In unserer satten Zeit können sich immer weniger Menschen für steigende Erträge, nachweisbare Nachhaltigkeit und neue Technologien begeistern. Die Begriffe in der westlichen Gegenwart heißen Extensivierung, Ökologisierung, Low-Input usw.. Zwar erntet man mit damit fast immer weniger und fast immer auch in deutlich geringerer Qualität, doch ist das in einem Umfeld in dem es mehr als genügend zu Essen gibt belanglos. Jede selbstverantwortete Missernte kann man hier ohne weiteres durch den hohen Wohlstand irgendwo in der Welt einkufen. Das sie dann aber anderen Menschen zu puren Überleben fehlt, interessiert nicht, denn die leben weit weg und sind meistens so kraftlos, daß man auch nicht erwarten müsste, sie würden als Hungerflüchtlinge dem Essen hinterherwandern.
Es geht bei uns nicht mehr ums satt werden, sondern um ein “gutes Gefühl”, daß man sich in einer Zeit in der man eigentlich schon zu viel von allem hat, bequem an der Supermarktkasse einkaufen kann. Interessant ist auch zu wissen, daß die Verdoppelung der Menschheit ein weit größeres Nachfragewachstum nach Lebensmitteln folgte, da auchd er weltweite Wohlstand in den letzten 25 Jahren gewachsen ist. Mit ihm änderten sich die Ernährungsgewohnheiten: mehr Fleisch, braten statt kochen, Mais und Weizen statt Hirsen, zuckerhaltige und alkoholische Getränke statt abgekochten Brunnenwassers. Der menschliche Körper hat weltweit die gleichen Vorlieben und Bedürfnisse, er mag Fleisch, Stärke, Süßes und ab und an mag er sich den Geist mit etwas leicht berauschenden etwas erleichtern. Was hierzulande alle Alarmglocken erschrillen lässt, scheint offensichtlich über alle Kulturen hinweg Grundbedürfnis zu sein. Hierzulande wird inzwischen nicht nur mit dem Finger auf die Maßlosen zeigend Verzicht für alle gepredigt, sondern auch die diversesten Arten von Mangelernährung, sie sie nun vegetarisch, vegan, frutan oder sonstirgendetwas, geradezu zelebriert wie eine religiöse Orgie, leider oftgenug mit einem ebensolchen Extremismus verbunden.

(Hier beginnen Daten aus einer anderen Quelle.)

### scilmm_b200/_lib.py

```python
import ctypes as C
import os

_HERE = os.path.dirname(os.path.abspath(__file__))
LIB_PATH = os.path.join(_HERE, "libscilmm_b200.so")

i32, i64, f64 = C.c_int32, C.c_int64, C.c_double
vp = C.c_void_p
pp = C.POINTER(C.c_void_p)


class SlmmError(RuntimeError):
    def __init__(self, code, msg):
        RuntimeError.__init__(self, "scilmm_b200 error %d: %s" % (code, msg))
        self.code = code


class NotPositiveDefiniteError(SlmmError):

    def __init__(self, code, msg, column=-1):
        SlmmError.__init__(self, code, msg)
        self.column = column


SIGNATURES = {
    "slmm_last_error": (C.c_char_p, []),
    "slmm_version": (C.c_int, []),
    "slmm_device_count": (C.c_int, [C.POINTER(C.c_int)]),
    "slmm_matset_create": (C.c_int, [i32, i32, pp]),
    "slmm_matset_destroy": (C.c_int, [vp]),
    "slmm_matset_upload": (C.c_int, [vp, i32, vp, vp, vp]),
    "slmm_matset_bind_device": (C.c_int, [vp, i32, vp, vp, vp, i64, i32]),
    "slmm_matset_build_tiles": (C.c_int, [vp, i32, vp, vp]),
    "slmm_matset_tile_stats": (C.c_int, [vp, i32, vp]),
    "slmm_matset_tile_cta_profile": (C.c_int, [vp, i32, vp, i32]),
    "slmm_quadform_tiled": (C.c_int, [vp, i32, vp, vp, i32, i32, vp, vp]),
    "slmm_chol_device_perm": (C.c_int, [vp, pp, pp]),
    "slmm_matset_set_row_range": (C.c_int, [vp, i32, i32]),
    "slmm_matset_symmetry_hash": (C.c_int, [vp, i32, vp]),
    "slmm_matset_set_symmetric": (C.c_int, [vp, i32, i32]),
    "slmm_upload_h2d": (C.c_int, [vp, vp, i64, i32]),
    "slmm_upload_h2d_2d": (C.c_int, [vp, i64, vp, i64, i64, i64]),
    "slmm_matset_nnz": (C.c_int, [vp, i32, C.POINTER(i64)]),
    "slmm_matset_values": (C.c_int, [vp, i32, pp]),
    "slmm_he_moments": (C.c_int, [vp, vp, i32, i32, vp]),
    "slmm_he_moments_host": (C.c_int, [vp, vp, vp]),
    "slmm_spmm": (C.c_int, [vp, i32, vp, i32, vp]),
    "slmm_spmm_coldot": (C.c_int, [vp, i32, vp, i32, i32, i32, vp]),
    "slmm_spmm_coldot_multi": (C.c_int, [vp, i32, vp, vp, i32, i32, vp, i32, i32, vp]),
    "slmm_matset_pattern_id": (C.c_int, [vp, i32, C.POINTER(i32)]),
    "slmm_quadform_multi": (C.c_int, [vp, i32, vp, vp, i32, i32, i32, vp]),
    "slmm_matset_is_symmetric": (C.c_int, [vp, i32, C.POINTER(i32)]),
    "slmm_matset_validate": (C.c_int, [vp, i32, C.POINTER(i32)]),
    "slmm_device_arrays_equal_i32": (C.c_int, [vp, vp, i64, C.POINTER(i32)]),
    "slmm_quadform_gram_multi": (C.c_int, [vp, i32, vp, vp, i32, vp, i32, i32, i32, vp, vp]),
    "slmm_chol_analyze": (C.c_int, [i32, vp, vp, i32, vp, pp]),
    "slmm_chol_destroy": (C.c_int, [vp]),
    "slmm_chol_stats": (C.c_int, [vp, vp, vp]),
    "slmm_chol_perm": (C.c_int, [vp, vp]),
    "slmm_chol_register_pattern": (C.c_int, [vp, vp, vp, C.POINTER(i32)]),
    "slmm_chol_register_pattern_tri": (C.c_int, [vp, vp, vp, i32, C.POINTER(i32)]),
    "slmm_chol_register_pattern_device": (C.c_int, [vp, vp, vp, i64, i32, C.POINTER(i32)]),
    "slmm_device_csr_is_symmetric": (C.c_int, [vp, vp, vp, i32, C.POINTER(i32)]),
    "slmm_device_pattern_subset": (C.c_int, [vp, vp, vp, vp, i32, C.POINTER(i32)]),
    "slmm_symbolic_entry_map_tri": (C.c_int, [vp, vp, vp, i32, vp]),
    "slmm_chol_add_values": (C.c_int, [vp, i32, vp, f64, i32]),
    "slmm_chol_add_values2": (C.c_int, [vp, i32, vp, f64, vp, f64, i32]),
    "slmm_chol_factorize": (C.c_int, [vp, C.POINTER(i32)]),
    "slmm_chol_logdet": (C.c_int, [vp, C.POINTER(f64)]),
    "slmm_chol_solve": (C.c_int, [vp, vp, i32, i32]),
    "slmm_chol_lmul": (C.c_int, [vp, vp, vp, i32]),
    "slmm_probe_normals": (C.c_int, [vp, i64, i32, i32, C.c_uint64, C.c_uint64]),
    "slmm_chol_export_L": (C.c_int, [vp, vp, vp, vp]),
    "slmm_chol_copy_panels": (C.c_int, [vp, vp]),
    "slmm_chol_aux_begin": (C.c_int, [vp]),
    "slmm_chol_aux_end": (C.c_int, [vp]),
    "slmm_chol_aux_join": (C.c_int, [vp]),
    "slmm_launch_count": (C.c_int, [C.POINTER(i64), i32]),
    "slmm_chol_set_profiling": (C.c_int, [vp, i32]),
    "slmm_chol_set_timeline": (C.c_int, [vp, i32]),
    "slmm_chol_get_timeline": (C.c_int, [vp, i32, C.POINTER(i32), vp, vp]),
    "slmm_chol_get_profile_ex": (C.c_int, [vp, i32, vp, vp, vp]),
    "slmm_chol_get_launch_timeline": (C.c_int, [vp, i32, C.POINTER(i32), vp, vp, vp, vp, vp]),
    "slmm_chol_get_profile": (C.c_int, [vp, vp, vp, vp]),
    "slmm_chol_get_launch_profile": (C.c_int, [vp, i64, C.POINTER(i64), vp, vp, vp, vp]),
    "slmm_symbolic_create": (C.c_int, [i32, vp, vp, i32, vp, pp]),
    "slmm_symbolic_destroy": (C.c_int, [vp]),
    "slmm_symbolic_stats": (C.c_int, [vp, vp, vp]),
    "slmm_symbolic_arrays": (C.c_int, [vp] + [vp] * 12),
    "slmm_symbolic_entry_map": (C.c_int, [vp, vp, vp, vp]),
    "slmm_ibd_build": (C.c_int, [i32, vp, vp, pp]),
    "slmm_ibd_sizes": (C.c_int, [vp, C.POINTER(i64), C.POINTER(i64), C.POINTER(i32)]),
    "slmm_ibd_copy_L": (C.c_int, [vp, vp, vp, vp]),
    "slmm_ibd_copy_DF": (C.c_int, [vp, vp, vp]),
    "slmm_ibd_copy_A": (C.c_int, [vp, vp, vp, vp]),
    "slmm_ibd_destroy": (C.c_int, [vp]),
    "slmm_gemm_selftest_ex": (C.c_int, [i32, i32, i32, vp, i64, vp, i64, vp, i64, i32, i32]),
    "slmm_gemm_selftest": (C.c_int, [i32, i32, i32, vp, vp, vp, i32, i32, C.POINTER(C.c_float)]),
}

_lib = None


def lib():
    global _lib
    if _lib is None:
        if not os.path.exists(LIB_PATH):
            raise ImportError("%s is missing: run `python -c 'import __graft_entry__ as g; g.build()'` "
                              "(nvcc, sm_100a). There is no CPU fallback." % LIB_PATH)
        h = C.CDLL(LIB_PATH)
        for name, (res, args) in SIGNATURES.items():
            fn = getattr(h, name)
            fn.restype = res
            fn.argtypes = args
        _lib = h
    return _lib


def check(code, column=None):
    if code == 0:
        return
    msg = lib().slmm_last_error().decode("utf-8", "replace")
    if code == 3:
        raise NotPositiveDefiniteError(code, msg, -1 if column is None else column)
    raise SlmmError(code, msg)


def np_ptr(a):
    return a.ctypes.data_as(C.c_void_p)
```

### scilmm_b200/csrc/build.py

```python
import os
import subprocess
import sys

HERE = os.path.dirname(os.path.abspath(__file__))
PKG = os.path.dirname(HERE)
LIB = os.path.join(PKG, "libscilmm_b200.so")
CUDA_HOME = os.environ.get("CUDA_HOME", "/usr/local/cuda")
NVCC = os.path.join(CUDA_HOME, "bin", "nvcc")
METIS = os.path.join(CUDA_HOME, "lib64", "libmetis_static.a")
SOURCES_CU = ["chol.cu", "sparse_ops.cu", "ibd.cu", "quadform_tiled.cu"]
SOURCES_CPP = ["symbolic.cpp"]
HEADERS = ["common.h", "dense_tiles.cuh", "potrf_block.cuh", "symbolic.h", "skinny_ops.cuh", "matset.h", "dense_tiles_tma.cuh"]


def _stale():
    if not os.path.exists(LIB):
        return True
    t = os.path.getmtime(LIB)
    for f in SOURCES_CU + SOURCES_CPP + HEADERS + ["build.py"]:
        if os.path.getmtime(os.path.join(HERE, f)) > t:
            return True
    return False


def build(force=False, verbose=False):
    if not force and not _stale():
        return LIB
    if not os.path.exists(NVCC):
        raise RuntimeError("nvcc not found at %s" % NVCC)
    objs = []
    for src in SOURCES_CPP:
        obj = os.path.join(HERE, src.replace(".cpp", ".o"))
        cmd = ["g++", "-O2", "-fPIC", "-std=c++17", "-c", os.path.join(HERE, src), "-o", obj]
        subprocess.check_call(cmd)
        objs.append(obj)
    cmd = [NVCC, "-gencode", "arch=compute_100a,code=sm_100a", "-lineinfo", "-O3", "-std=c++17",
           "-Xcompiler", "-fPIC", "-shared"]
    if verbose:
        cmd += ["-Xptxas", "-v"]
    cmd += [os.path.join(HERE, s) for s in SOURCES_CU] + objs + [METIS, "-o", LIB]
    out = subprocess.run(cmd, stdout=subprocess.PIPE, stderr=subprocess.STDOUT, text=True)
    if verbose or out.returncode != 0:
        sys.stderr.write(out.stdout)
    if out.returncode != 0:
        raise RuntimeError("nvcc failed")
    return LIB


if __name__ == "__main__":
    print(build(force="--force" in sys.argv, verbose="-v" in sys.argv))
```

### scilmm_b200/csrc/chol.cu

```cuda
#include <algorithm>
#include <cmath>
#include <cstring>
#include <map>
#include <memory>
#include <vector>

#include "common.h"
#include "dense_tiles.cuh"
#include "dense_tiles_tma.cuh"
#include "potrf_block.cuh"
#include "skinny_ops.cuh"
#include "symbolic.h"

namespace slmm {

static thread_local std::string g_last_error;
void set_last_error(const std::string& msg) { g_last_error = msg; }
const std::string& last_error() { return g_last_error; }
int64_t g_launch_count = 0;

constexpr int NBO = 1024;

struct PullItem { int32_t p, c0, c1, e0, e1; };
struct PullEntry { int64_t rel_off, src_off; int32_t rsc, ta, tb, pad; };

struct DevSym {
  const int32_t *sn_first, *sn_nrow, *rows, *rel, *child_ptr, *child_idx;
  const int64_t *sn_rowptr, *sn_lptr, *sn_uptr;
};

__global__ void scatter_axpy_kernel(const int64_t* __restrict__ map, const double* __restrict__ vals, double sigma,
                                    double* __restrict__ Lx, int64_t nnz) {
  int64_t e = blockIdx.x * (int64_t)blockDim.x + threadIdx.x;
  const int64_t stride = (int64_t)gridDim.x * blockDim.x;
  for (; e < nnz; e += stride) {
    const int64_t tgt = map[e];
    if (tgt >= 0) Lx[tgt] = __dadd_rn(Lx[tgt], __dmul_rn(sigma, vals[e]));
  }
}

__global__ void scatter_axpy2_kernel(const int64_t* __restrict__ map, const double* __restrict__ v0, double s0,
                                     const double* __restrict__ v1, double s1, double* __restrict__ Lx, int64_t nnz) {
  int64_t e = blockIdx.x * (int64_t)blockDim.x + threadIdx.x;
  const int64_t stride = (int64_t)gridDim.x * blockDim.x;
  for (; e < nnz; e += stride) {
    const int64_t tgt = map[e];
    if (tgt >= 0) Lx[tgt] = __dadd_rn(__dadd_rn(Lx[tgt], __dmul_rn(s0, v0[e])), __dmul_rn(s1, v1[e]));
  }
}

__device__ __forceinline__ int lower_bound_dev(const int32_t* a, int n, int v) {
  int lo = 0, hi = n;
  while (lo < hi) { int mid = (lo + hi) >> 1; if (a[mid] < v) lo = mid + 1; else hi = mid; }
  return lo;
}

template <int TPI>
__global__ void __launch_bounds__(TPI < 128 ? 128 : TPI) extend_add_kernel(const PullItem* __restrict__ items, int nitems,
                                                                         const PullEntry* __restrict__ entries,
                                                                         DevSym S, double* __restrict__ Lx,
                                                                         const double* __restrict__ arena_child,
                                                                         double* __restrict__ arena_parent) {
  constexpr int GROUPS = (TPI < 128 ? 128 : TPI) / TPI;
  const int w = blockIdx.x * GROUPS + threadIdx.x / TPI, lane = threadIdx.x % TPI;
  if (w >= nitems) return;
  const PullItem it = items[w];
  const int p = it.p;
  const int nsp = S.sn_first[p + 1] - S.sn_first[p], msp = S.sn_nrow[p], rsp = msp - nsp;
  double* panel = Lx + S.sn_lptr[p];
  double* Up = arena_parent + S.sn_uptr[p];
  for (int q = it.e0; q < it.e1; q++) {
    const PullEntry en = entries[q];
    const int rsc = en.rsc;
    const int32_t* __restrict__ relc = S.rel + en.rel_off;
    const double* Uc = arena_child + en.src_off;
    for (int tt = en.ta; tt < en.tb; tt++) {
      const int pc = relc[tt];
      const double* __restrict__ src = Uc + (int64_t)tt * rsc;
      double* dst = pc < nsp ? panel + (int64_t)pc * ((msp + 1) & ~1) : Up + (int64_t)(pc - nsp) * rsp - nsp;
      int u = tt + lane;
      for (; u + 3 * TPI < rsc; u += 4 * TPI) {
        const int r0 = relc[u], r1 = relc[u + TPI], r2 = relc[u + 2 * TPI], r3 = relc[u + 3 * TPI];
        const double v0 = src[u], v1 = src[u + TPI], v2 = src[u + 2 * TPI], v3 = src[u + 3 * TPI];
        const double d0 = dst[r0], d1 = dst[r1], d2 = dst[r2], d3 = dst[r3];
        dst[r0] = d0 + v0; dst[r1] = d1 + v1; dst[r2] = d2 + v2; dst[r3] = d3 + v3;
      }
      for (; u < rsc; u += TPI) dst[relc[u]] += src[u];
    }
    if (TPI >= 128) __syncthreads(); else __syncwarp();
  }
}
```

Neben unserem traditionellem Erntedank, gibt uns der heutige Welttag der Ernährung einen guten Anlass einmal über uns und andere auf der Welt nachzudenken. Lebensmittel haben ihren Namen, weil wir ohne sie schon nach kürzester Zeit vergehen würden. Zu ihnen zählen streng genommen noch viel mehr Dinge als unser tägliches Brot. Seien wir dankbar, daß wir sie hier in ausreichenden Maße haben, aber verschließen wir nicht in unsere Kulturarroganz die Möglichkeiten, daß auch Menschen anderer Regionen und Kulturen in den Genuss dieses Wohlstands kommen können!